Les Sociétés de personnes choisies, ou l’on se pro=
pose de s’entretenir sur quelque sujet important sont un
des moïens les plus propres qu’on puisse emploïer pour
former l’esprit d’un jeune homme. Ces conversations lui
donneront des idées nettes et étendues d’un grand nombre
de sujets, et le mettront en état de saisir ce qu’il y a d’essen=
tiel sur chaque question. Il y prendra de la pénétration
& de la justesse; et il s’y accoutumera à énoncer ses
pensées avec netteté et avec précision.
On a cru qu’on feroit une chose très avantageuse
pour Monsieur le Comte de la Lippe, si on formoit
une de ce genre à Lausanne.
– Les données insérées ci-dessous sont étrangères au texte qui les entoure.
@@ -140,6 +144,34 @@
 	return __funnelshift_r(lo, hi, (a & 3) * 8);
 }
 __device__ __forceinline__ u32 lz_ld8(const u8 *ring, u32 pos) { return ring[pos & (LZ_RING - 1)]; }
+__device__ __forceinline__ u32 lz_ld32u(const u8 *ring, u32 a)
+{
+	const u32 *w = (const u32 *)ring + (a >> 2);
+	return __funnelshift_r(w[0], w[1], (a & 3) * 8);
+}
+__device__ __forceinline__ u32 lz_match_len(const u8 *ring, u32 a, u32 b, u32 len, u32 max_len)
+{
+	if (len >= max_len) return len;
+	const u32 *wa = (const u32 *)ring + ((a + len) >> 2), *wb = (const u32 *)ring + ((b + len) >> 2);
+	const u32 sa = ((a + len) & 3) * 8, sb = ((b + len) & 3) * 8;
+	u32 a0 = wa[0], b0 = wb[0];
+	for (;;) {
+		const u32 a1 = wa[1], a2 = wa[2], b1 = wb[1], b2 = wb[2];
+		const u32 x0 = __funnelshift_r(a0, a1, sa) ^ __funnelshift_r(b0, b1, sb);
+		const u32 x1 = __funnelshift_r(a1, a2, sa) ^ __funnelshift_r(b1, b2, sb);
+		if (x0 | x1) {
+			len += x0 ? (__ffs(x0) - 1) >> 3 : 4 + ((__ffs(x1) - 1) >> 3);
+			break;
+		}
+		len += 8;
+		if (len >= max_len) break;
+		wa += 2;
+		wb += 2;
+		a0 = a2;
+		b0 = b2;
+	}
+	return len < max_len ? len : max_len;
+}
 __device__ __forceinline__ u32 lz_hash(u32 v) { return (v * 0x1E35A7BDu) >> (32 - LZ_HASH_BITS); }
 
 __device__ __forceinline__ u32 lz_len_slot(u32 len)
@@ -194,6 +226,8 @@
 	for (u32 i = bulk + g.tid; i < len; i += g.gt) ring[(from + i) & (LZ_RING - 1)] = in[from + i];
 	g.sync();
 	if (bulk && g.tid == 0) v->tma_phase ^= 1;
+	const u32 lo = from & (LZ_RING - 1), hi = lo + len < LZ_RING_GUARD ? lo + len : LZ_RING_GUARD;
+	for (u32 i = lo + g.tid; i < hi; i += g.gt) ring[LZ_RING + i] = ring[i];
 	g.sync();
 }
 
diff --git a/libdeflate_b200/csrc/deflate_parse.cuh b/libdeflate_b200/csrc/deflate_parse.cuh
--- a/libdeflate_b200/csrc/deflate_parse.cuh
+++ b/libdeflate_b200/csrc/deflate_parse.cuh
@@ -5,15 +5,15 @@
 {
 	const u32 max_len = n - p < 258 ? n - p : 258;
 	const u32 nice = nice_level < max_len ? nice_level : max_len;
-	if (best_len) {
-		while (best_len < max_len && lz_ld8(ring, p + best_len) == lz_ld8(ring, p - best_dist + best_len)) best_len++;
-	}
+	const u32 pa = p & (LZ_RING - 1);
+	if (best_len) best_len = lz_match_len(ring, pa, (p - best_dist) & (LZ_RING - 1), best_len, max_len);
 	if (best_len >= nice) return;
-	const u32 cur = lz_ld32(ring, p);
+	const u32 *pw = (const u32 *)ring + (pa >> 2), ps = (pa & 3) * 8, w1 = pw[1], w2 = pw[2];
+	const u32 cur = __funnelshift_r(pw[0], w1, ps), pe0 = __funnelshift_r(w1, w2, ps), pe1 = __funnelshift_r(w2, pw[3], ps);
 	u32 tailo = best_len >= 4 ? best_len - 3 : 0;
-	u32 tailv = tailo ? lz_ld32(ring, p + tailo) : cur;
+	u32 tailv = tailo ? lz_ld32u(ring, pa + tailo) : cur;
 	const u32 lim = p < LZ_MAX_DIST ? p : LZ_MAX_DIST;
-	u32 cand = nextt[p & 0xffff];
+	u32 cand = nextt[pa];
 	u32 prev_dist = 0;
 	for (int d = 0; d < depth; d++) {
 		const u32 dist = (p - cand) & 0xffff;
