#define LN_HEAD (NDL == 2 ? 80 : 48)
#define LNB_NULL 24
#define LNB_ZERO 48
#define LNB_NCNULL 16
typedef __attribute__((address_space(3))) char lds_c;
struct NcLds {
    typedef NcRow Row;
    static constexpr bool robot_parts = true, addr = B4_ADDR != 0;
    lds_c *blk;
    int eo;
    unsigned rob;
    lds_f *ip0, *nullip;
    AVR_DI void set(Row &R, bool v, int o, lds_f *ip) const { R.o = v ? o : LNB_NCNULL; R.ip = v ? ip : nullip; }
    AVR_DI void hdr(Row &R) const {
        R.h0 = *(const lds_f4 *)(blk + R.o - 8);
        const f2v a = *(const lds_f2 *)(blk + R.o + 8);
        R.h1.x = a.x; R.h1.y = a.y; R.h1.z = *(const lds_f *)(blk + R.o + 16);
        R.imp = *R.ip;
    }
    AVR_DI void parts(Row &R) const {
        const int w = own_of(__float_as_int(R.h0.x));
        const lds_f2 *q = (const lds_f2 *)(blk + (w ? R.o + 24 * w : LNB_ZERO));
        R.j0 = q[0]; R.j1 = q[1]; R.j2 = q[2];
        const unsigned sp = (unsigned)__float_as_int(R.h0.y);
        R.r = *(const lds_rv *)(blk + (sp ? rob + ROBW * 4 * sp : LNB_ZERO));
    }
};

struct CRowL { unsigned wb; lds_f *ip; f4v h; float imp; f2v j0, j1, j2; rv_t r; };
template <bool RC>
struct CLds {
    typedef CRowL Row;
    static constexpr bool robot_parts = RC, addr = B4_ADDR != 0;
    lds_c *blk;
    unsigned cn, cf;
    unsigned rob;
    lds_f *ipn, *ipf, *nullip;
    unsigned ct;
    lds_f *ipt;
    AVR_DI void set(Row &R, bool v, unsigned wb, lds_f *ip) const { R.wb = v ? wb : LNB_NULL; R.ip = v ? ip : nullip; }
    AVR_DI void hdr(Row &R) const { R.h = *(const lds_f4 *)(blk + R.wb + 8); R.imp = *R.ip; }
    AVR_DI void hdr3(Row &R) const {
        const lds_f *q = (const lds_f *)(blk + R.wb + 8);
        const f2v a = *(const lds_f2 *)q;
        R.h.x = a.x; R.h.y = a.y; R.h.z = q[2];
        R.imp = *R.ip;
    }
    AVR_DI void hdr2(Row &B, const Row &A) const {
        B.h = *(const lds_f4 *)(blk + A.wb + 8 + CRW * 4);
        B.imp = A.ip[1];
    }
    AVR_DI unsigned own_b(const Row &R) const { const int o = own_of(__float_as_int(R.h.x)); return o ? R.wb + 24 * o : LNB_ZERO; }
    AVR_DI void own_at(Row &R, unsigned b) const { const lds_f2 *q = (const lds_f2 *)(blk + b); R.j0 = q[0]; R.j1 = q[1]; R.j2 = q[2]; }
    AVR_DI unsigned rob_b(const Row &R) const { const unsigned s = (unsigned)__float_as_int(R.h.x) >> CI_SLOT; return s ? rob + ROBW * 4 * s : LNB_ZERO; }
    AVR_DI rv_t rob_at(unsigned b) const {
// ... 49 lines not shown
#pragma clang fp contract(off)
#if B4_PK
    f2v s = X.j0 * d.v1;
    if (RP) {
        s.y = fmaf(X.r.x, d.rq, s.y);
#if NDL == 2
        s.y = fmaf(X.r.z, d.rq2, s.y);
#endif
    }
    s = __builtin_elementwise_fma(X.j1, d.v2, s);
    s = __builtin_elementwise_fma(X.j2, d.v3, s);
    const float dv = row16_sum(s.x + s.y);
    const float ni = __builtin_amdgcn_fmed3f(imp + fmaf(-dv, inv, rhs), lo, hi);
    const float delta = ni - imp;
    if (acc) *acc |= __ballot(fabsf(delta) > rl);
    const f2v dd = {delta, delta};
    d.v1 = __builtin_elementwise_fma(X.j0, dd, d.v1);
    d.v2 = __builtin_elementwise_fma(X.j1, dd, d.v2);
    d.v3 = __builtin_elementwise_fma(X.j2, dd, d.v3);
    if (RP) d.rq = fmaf(X.r.y, delta, d.rq);
#if NDL == 2
    if (RP) d.rq2 = fmaf(X.r.w, delta, d.rq2);
#endif
    return ni;
#else
    const float p = fmaf(X.j1.x, d.vz, fmaf(X.j0.y, d.vy, X.j0.x * d.vx));
#if NDL == 2
    const float q = RP ? fmaf(X.j2.y, d.wz, fmaf(X.j2.x, d.wy, fmaf(X.r.z, d.rq2, fmaf(X.r.x, d.rq, X.j1.y * d.wx))))
                       : fmaf(X.j2.y, d.wz, fmaf(X.j2.x, d.wy, X.j1.y * d.wx));
#else
    const float q = RP ? fmaf(X.j2.y, d.wz, fmaf(X.j2.x, d.wy, fmaf(X.r.x, d.rq, X.j1.y * d.wx)))
                       : fmaf(X.j2.y, d.wz, fmaf(X.j2.x, d.wy, X.j1.y * d.wx));
#endif
    const float dv = row16_sum(p + q);
    const float ni = __builtin_amdgcn_fmed3f(imp + fmaf(-dv, inv, rhs), lo, hi);
    const float delta = ni - imp;
    if (acc) *acc |= __ballot(fabsf(delta) > rl);
    d.vx = fmaf(X.j0.x, delta, d.vx); d.vy = fmaf(X.j0.y, delta, d.vy); d.vz = fmaf(X.j1.x, delta, d.vz);
    d.wx = fmaf(X.j1.y, delta, d.wx); d.wy = fmaf(X.j2.x, delta, d.wy); d.wz = fmaf(X.j2.y, delta, d.wz);
    if (RP) d.rq = fmaf(X.r.y, delta, d.rq);
#if NDL == 2
    if (RP) d.rq2 = fmaf(X.r.w, delta, d.rq2);
#endif
    return ni;
#endif
}

#if B4_FPAIR
template <bool RP, class R>
AVR_DI void go4_pair(const R &A, const R &B, DV &d, float &ia, float &ib, float lim) {
#pragma clang fp contract(off)
    f2v sa = A.j0 * d.v1, sb = B.j0 * d.v1;
    if (RP) {
        sa.y = fmaf(A.r.x, d.rq, sa.y); sb.y = fmaf(B.r.x, d.rq, sb.y);
#if NDL == 2
        sa.y = fmaf(A.r.z, d.rq2, sa.y); sb.y = fmaf(B.r.z, d.rq2, sb.y);
#endif
    }
    sa = __builtin_elementwise_fma(A.j1, d.v2, sa); sb = __builtin_elementwise_fma(B.j1, d.v2, sb);
    sa = __builtin_elementwise_fma(A.j2, d.v3, sa); sb = __builtin_elementwise_fma(B.j2, d.v3, sb);
    const float dva = row16_sum(sa.x + sa.y), dvb0 = row16_sum(sb.x + sb.y);
    const float na = __builtin_amdgcn_fmed3f(ia + fmaf(-dva, A.h.y, A.h.z), -lim, lim);
    const float da = na - ia;
    const float dvb = fmaf(da, B.h.w, dvb0);
    const float nb = __builtin_amdgcn_fmed3f(ib + fmaf(-dvb, B.h.y, B.h.z), -lim, lim);
    const float db = nb - ib;
    const f2v dda = {da, da}, ddb = {db, db};
    d.v1 = __builtin_elementwise_fma(B.j0, ddb, __builtin_elementwise_fma(A.j0, dda, d.v1));
    d.v2 = __builtin_elementwise_fma(B.j1, ddb, __builtin_elementwise_fma(A.j1, dda, d.v2));
    d.v3 = __builtin_elementwise_fma(B.j2, ddb, __builtin_elementwise_fma(A.j2, dda, d.v3));
    if (RP) d.rq = fmaf(B.r.y, db, fmaf(A.r.y, da, d.rq));
#if NDL == 2
    if (RP) d.rq2 = fmaf(B.r.w, db, fmaf(A.r.w, da, d.rq2));
#endif
    ia = na; ib = nb;
}
#endif

template <int D, bool H3, class S>
AVR_DI void hdr_of(const S &s, typename S::Row &R) {
    if constexpr (H3) s.hdr3(R);
    else s.hdr(R);
}
template <int D, bool H3, class S, class AT, class GO>
AVR_DI void sweep4(const S &s, int n, const AT &at, const GO &go) {
    if (n <= 0) return;
    constexpr int K = 2 * D + 1;
    typename S::Row R[K];
#pragma unroll
    for (int q = 0; q < 2 * D; q++) { at(R[q], q); hdr_of<D, H3>(s, R[q]); }
#pragma unroll
    for (int q = 0; q < D; q++) s.parts(R[q]);
    for (int j = 0; j < n; j += K) {
#pragma unroll
        for (int q = 0; q < K; q++) {
            at(R[(q + 2 * D) % K], j + q + 2 * D);
            hdr_of<D, H3>(s, R[(q + 2 * D) % K]);
            s.parts(R[(q + D) % K]);
            go(R[q]);
        }
    }
}

template <class S>
struct Pair4 { typename S::Row a, b; float in; };

#if K_TORSION
template <class CS>
struct TorRow : CS::Row { float in; };
template <class CS>
struct TorSrc {
    typedef TorRow<CS> Row;
    static constexpr bool robot_parts = CS::robot_parts;
    const CS &cs;
    AVR_DI void hdr(Row &R) const { cs.hdr(R); }
    AVR_DI void parts(Row &R) const { cs.parts(R); }
};
#endif

AVR_DI int wave_max4(int x) {
    x = max(x, __shfl_xor(x, 16));
    x = max(x, __shfl_xor(x, 32));
    return uni(x);
}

Là dessus, Monsieur le Comte
a proposé cette idée à plusieurs personnes qui ont aprouvé
son dessein, & qui ont receu l’invitation qu’il leur faisoit
d’en être Membres, avec beaucoup de politesse, promet=
tant de s’y rendre regulierement, & d’y travailler suivant
ses vues.
Voici les noms des personnes à qui il s’est adressé.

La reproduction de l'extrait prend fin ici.